A T5-small model was trained on a mixture of DNA, protein sequences, and English text data, primarily for downstream fine-tuning tasks such as sequence function prediction.

## Tokenizer Training
T5 uses the Unigram tokenizer. The input data consists of DNA sequences, protein sequences, and English text.

The specific training script is: `t5_token_gene_eng.py`.

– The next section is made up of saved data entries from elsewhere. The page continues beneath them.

@@ -474,6 +479,17 @@
         L.n_trows += (L.tiles[t + 1] - L.tiles[t] + 15) / 16 * 16;
     }
     if (L.n_trows + MSR_STREAM256_TILE_ROWS >= ((int64_t)1 << 31)) { L.trow.clear(); L.n_trows = 0; }
+    const int64_t n_rt = (n_chunks + 255) / 256;
+    L.rtiles.resize((size_t)n_rt + 1);
+    L.rhead.resize((size_t)n_rt);
+    int64_t d = 0;
+    for (int64_t t = 0; t < n_rt; ++t) {
+        const int64_t r = 256 * t;
+        L.rtiles[t] = (int32_t)r;
+        while (h_off[d + 1] <= r) ++d;
+        L.rhead[t] = h_off[d] < r ? (int32_t)(std::min<int64_t>(h_off[d + 1], n_chunks) - r) : 0;
+    }
+    L.rtiles[n_rt] = (int32_t)n_chunks;
     return MSR_OK;
 }
 
@@ -526,9 +542,17 @@
         e->n_tiles = (int)L.tiles.size() - 1;
         e->tiles_ok = true;
     }
-    if (!L.trow.empty()) {
-        ALLOC(e, e->mem_chunks, e->tile_trow, L.trow.size() * 4);
-        HIP_TRY(e, hipMemcpyAsync(e->tile_trow, L.trow.data(), L.trow.size() * 4, hipMemcpyHostToDevice, st));
+    if (L.tiles_ok && (e->cfg.flags & MSR_CFG_DOC_TILES)) {
+        if (!L.trow.empty()) {
+            ALLOC(e, e->mem_chunks, e->tile_trow, L.trow.size() * 4);
+            HIP_TRY(e, hipMemcpyAsync(e->tile_trow, L.trow.data(), L.trow.size() * 4, hipMemcpyHostToDevice, st));
+        }
+    } else if (L.tiles_ok) {
+        ALLOC(e, e->mem_chunks, e->rtile_row, L.rtiles.size() * 4);
+        ALLOC(e, e->mem_chunks, e->rtile_head, L.rhead.size() * 4);
+        HIP_TRY(e, hipMemcpyAsync(e->rtile_row, L.rtiles.data(), L.rtiles.size() * 4, hipMemcpyHostToDevice, st));
+        HIP_TRY(e, hipMemcpyAsync(e->rtile_head, L.rhead.data(), L.rhead.size() * 4, hipMemcpyHostToDevice, st));
+        e->n_rtiles = (int)L.rhead.size();
     }
     HIP_TRY(e, hipStreamSynchronize(st));
     return MSR_OK;
@@ -539,19 +563,21 @@
     const float* emb = e->dense.emb;
     const float* inv_norm = e->dense.inv_norm;
     const int64_t n_chunks = e->dense.n_chunks;
-    const int n_tiles = e->n_tiles, nw = e->n_cus * 8, stride = (n_tiles + 31) / 32 * 32;
+    const bool row_tiles = e->rtile_row != nullptr;
+    const int n_tiles = e->n_tiles, n_tiles256 = row_tiles ? e->n_rtiles : n_tiles, nw = e->n_cus * 8;
+    const int max_tiles = std::max(n_tiles, n_tiles256), stride = (max_tiles + 31) / 32 * 32;
     const int groups = std::min(8, std::max(e->cfg.max_queries, 128) / 128);
     const int GF_WV_CAP = 4096 * std::max(1, groups / 2);
     const size_t QM = (size_t)groups * 128;
     const int max_nt = std::max(1, std::min(4, groups / 2));
     GemmF32Index& g = e->gf;
-    g.n_tiles = n_tiles; g.n_cus = e->n_cus; g.max_groups = groups; g.tmax_stride = stride; g.wv_cap = GF_WV_CAP; g.max_nt = max_nt;
+    g.n_tiles = n_tiles; g.n_tiles256 = n_tiles256; g.n_cus = e->n_cus; g.max_groups = groups; g.tmax_stride = stride; g.wv_cap = GF_WV_CAP; g.max_nt = max_nt;
     g.single_emit = (e->cfg.flags & MSR_CFG_SINGLE_EMIT) ? 1 : 0;
     ALLOC(e, e->mem_chunks, e->gf_inv_pad, (size_t)(n_chunks + 512) * 4);
     ALLOC(e, e->mem_chunks, g.qimg, (size_t)groups * 24 * 8192);
     ALLOC(e, e->mem_chunks, e->gf_qn, (QM + 64) * MSR_DIM * 4);
     ALLOC(e, e->mem_chunks, e->gf_fb_qimg, (QM + 63) / 64 * msr_ksplit_slice_image_bytes());
-    ALLOC(e, e->mem_chunks, g.tmax_t, (size_t)n_tiles * 8 * (groups >= 2 ? 256 * max_nt : 128) * 4);
+    ALLOC(e, e->mem_chunks, g.tmax_t, (size_t)max_tiles * 8 * (groups >= 2 ? 256 * max_nt : 128) * 4);
     ALLOC(e, e->mem_chunks, g.tmax, QM * stride * 4);
     ALLOC(e, e->mem_chunks, g.thr, QM * 4);
     ALLOC(e, e->mem_chunks, g.thr2, QM * 4);
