+template <class Stamp>
+__device__ __forceinline__ void x3g_fcs(const X3TowerBlock& d, int kind, const float* se_mean, float* se_h, float* se_gate, const f32x4 (&wa)[16], const f32x4 (&wb)[16], int tid, Stamp&& stamp) {
+    constexpr int GRP = X3G_GRP;
+    auto dot32 = [](const f32x4 (&w)[16], const float* v, float& s0, float& s1) {
+#pragma unroll
+        for (int k4 = 0; k4 < 8; ++k4) {
+            const f32x4 m = *reinterpret_cast<const f32x4*>(v + 4 * k4);
+            s0 = fmaf(w[2 * k4][0], m[0], s0); s1 = fmaf(w[2 * k4][1], m[0], s1);
+            s0 = fmaf(w[2 * k4][2], m[1], s0); s1 = fmaf(w[2 * k4][3], m[1], s1);
+            s0 = fmaf(w[2 * k4 + 1][0], m[2], s0); s1 = fmaf(w[2 * k4 + 1][1], m[2], s1);
+            s0 = fmaf(w[2 * k4 + 1][2], m[3], s0); s1 = fmaf(w[2 * k4 + 1][3], m[3], s1);
+        }
+    };
+    if (kind == 1) {
+        {
+            const int j2 = tid >> 3, kq = tid & 7;
+            float s0 = 0.f, s1 = 0.f;
+            dot32(wa, se_mean + kq * GRP, s0, s1);
+            s0 += dpp_mov<0x111>(s0); s1 += dpp_mov<0x111>(s1);
+            s0 += dpp_mov<0x112>(s0); s1 += dpp_mov<0x112>(s1);
+            s0 += dpp_mov<0x114>(s0); s1 += dpp_mov<0x114>(s1);
+            if (kq == 7) {
+                float* h = se_h + (j2 >> 4) * GRP + 2 * (j2 & 15);
+                h[0] = fmaxf(s0, 0.f);
+                h[1] = fmaxf(s1, 0.f);
+            }
+        }
+        stamp(2);
+        __syncthreads();
+        {
+            const int c2 = tid >> 2, kq = tid & 3;
+            float s0 = 0.f, s1 = 0.f;
+            dot32(wb, se_h + kq * GRP, s0, s1);
+            s0 += dpp_mov<0x111>(s0); s1 += dpp_mov<0x111>(s1);
+            s0 += dpp_mov<0x112>(s0); s1 += dpp_mov<0x112>(s1);
+            if (kq == 3) {
+                se_gate[2 * c2] = hard_sigmoid(s0);
+                se_gate[2 * c2 + 1] = hard_sigmoid(s1);
+            }
+        }
+    } else {
+        const int c2 = tid >> 2, kq = tid & 3;
+        float s0 = 0.f, s1 = 0.f;
+        dot32(wa, se_mean + (2 * kq) * GRP, s0, s1);
+        dot32(wb, se_mean + (2 * kq + 1) * GRP, s0, s1);
+        s0 += dpp_mov<0x111>(s0); s1 += dpp_mov<0x111>(s1);
+        s0 += dpp_mov<0x112>(s0); s1 += dpp_mov<0x112>(s1);
+        if (kq == 3) {
+            se_gate[2 * c2] = hard_sigmoid(d.se_b[2 * c2] + s0);
+            se_gate[2 * c2 + 1] = hard_sigmoid(d.se_b[2 * c2 + 1] + s1);
+        }
+    }
+    stamp(3);
+    __syncthreads();
+}
+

Tokenizer training requires more than 128GB of memory and can be time-consuming.  
You may use the pre-trained tokenizer directly:

**trained_t5_gene_eng_tokenizer**

## Pre-training the T5 Model
A T5-large model was trained from scratch on a mixed dataset of DNA, protein sequences, and English text. The steps are as follows:
1. Obtain the T5 configuration by running `get_t5_config.ipynb`.
2. Prepare the mixed training data by running `combine_data.ipynb`.
3. Launch the pre-training script `./run_pt.sh`.  
   Training takes approximately 5 hours using 8x NVIDIA 4090 GPUs.

## Fine-tuning the T5 Model
1. **Protein Function Prediction**: `t5_gene_eng_abstract_ft_protein_fun.ipynb`  
2. **Amazon Review Summarization** (for reference): `t5_gene_eng_abstract_ft_review.ipynb`  
3. **CNN Article Summarization** (for reference): `t5_gene_eng_abstract_ft_cnn.ipynb`  
4. **DNA-Protein Coding Prediction** (experimental, poor performance, for reference only): `t5_gene_eng_abstract_ft_dna_protein.ipynb`

## Additional Experiments
Directory: `multi_trans_lab`  
This contains experimental tasks exploring cross-modal and cross-lingual transfer capabilities, such as English-to-Spanish summarization and even English-to-DNA sequence generation. These are research-oriented and provided for academic reference only.

- `NC_000001.11_chapter_1.fna.p1`: Partial human genome sequence data.
- `get_dna_summary.ipynb`: Generates summaries for genomic DNA sequences (can use different fine-tuned models; see fine-tuning section above).
- `get_gene_summary.ipynb`: Generates summaries for coding DNA regions (model can be swapped).
- `dna_abstract_search_bench.ipynb`: Indirectly evaluates summary quality via search-based methods. Results are currently poor; ongoing research.
- `abstract_trans_en_es.ipynb`: Baseline test for transferring English summarization capability to Spanish.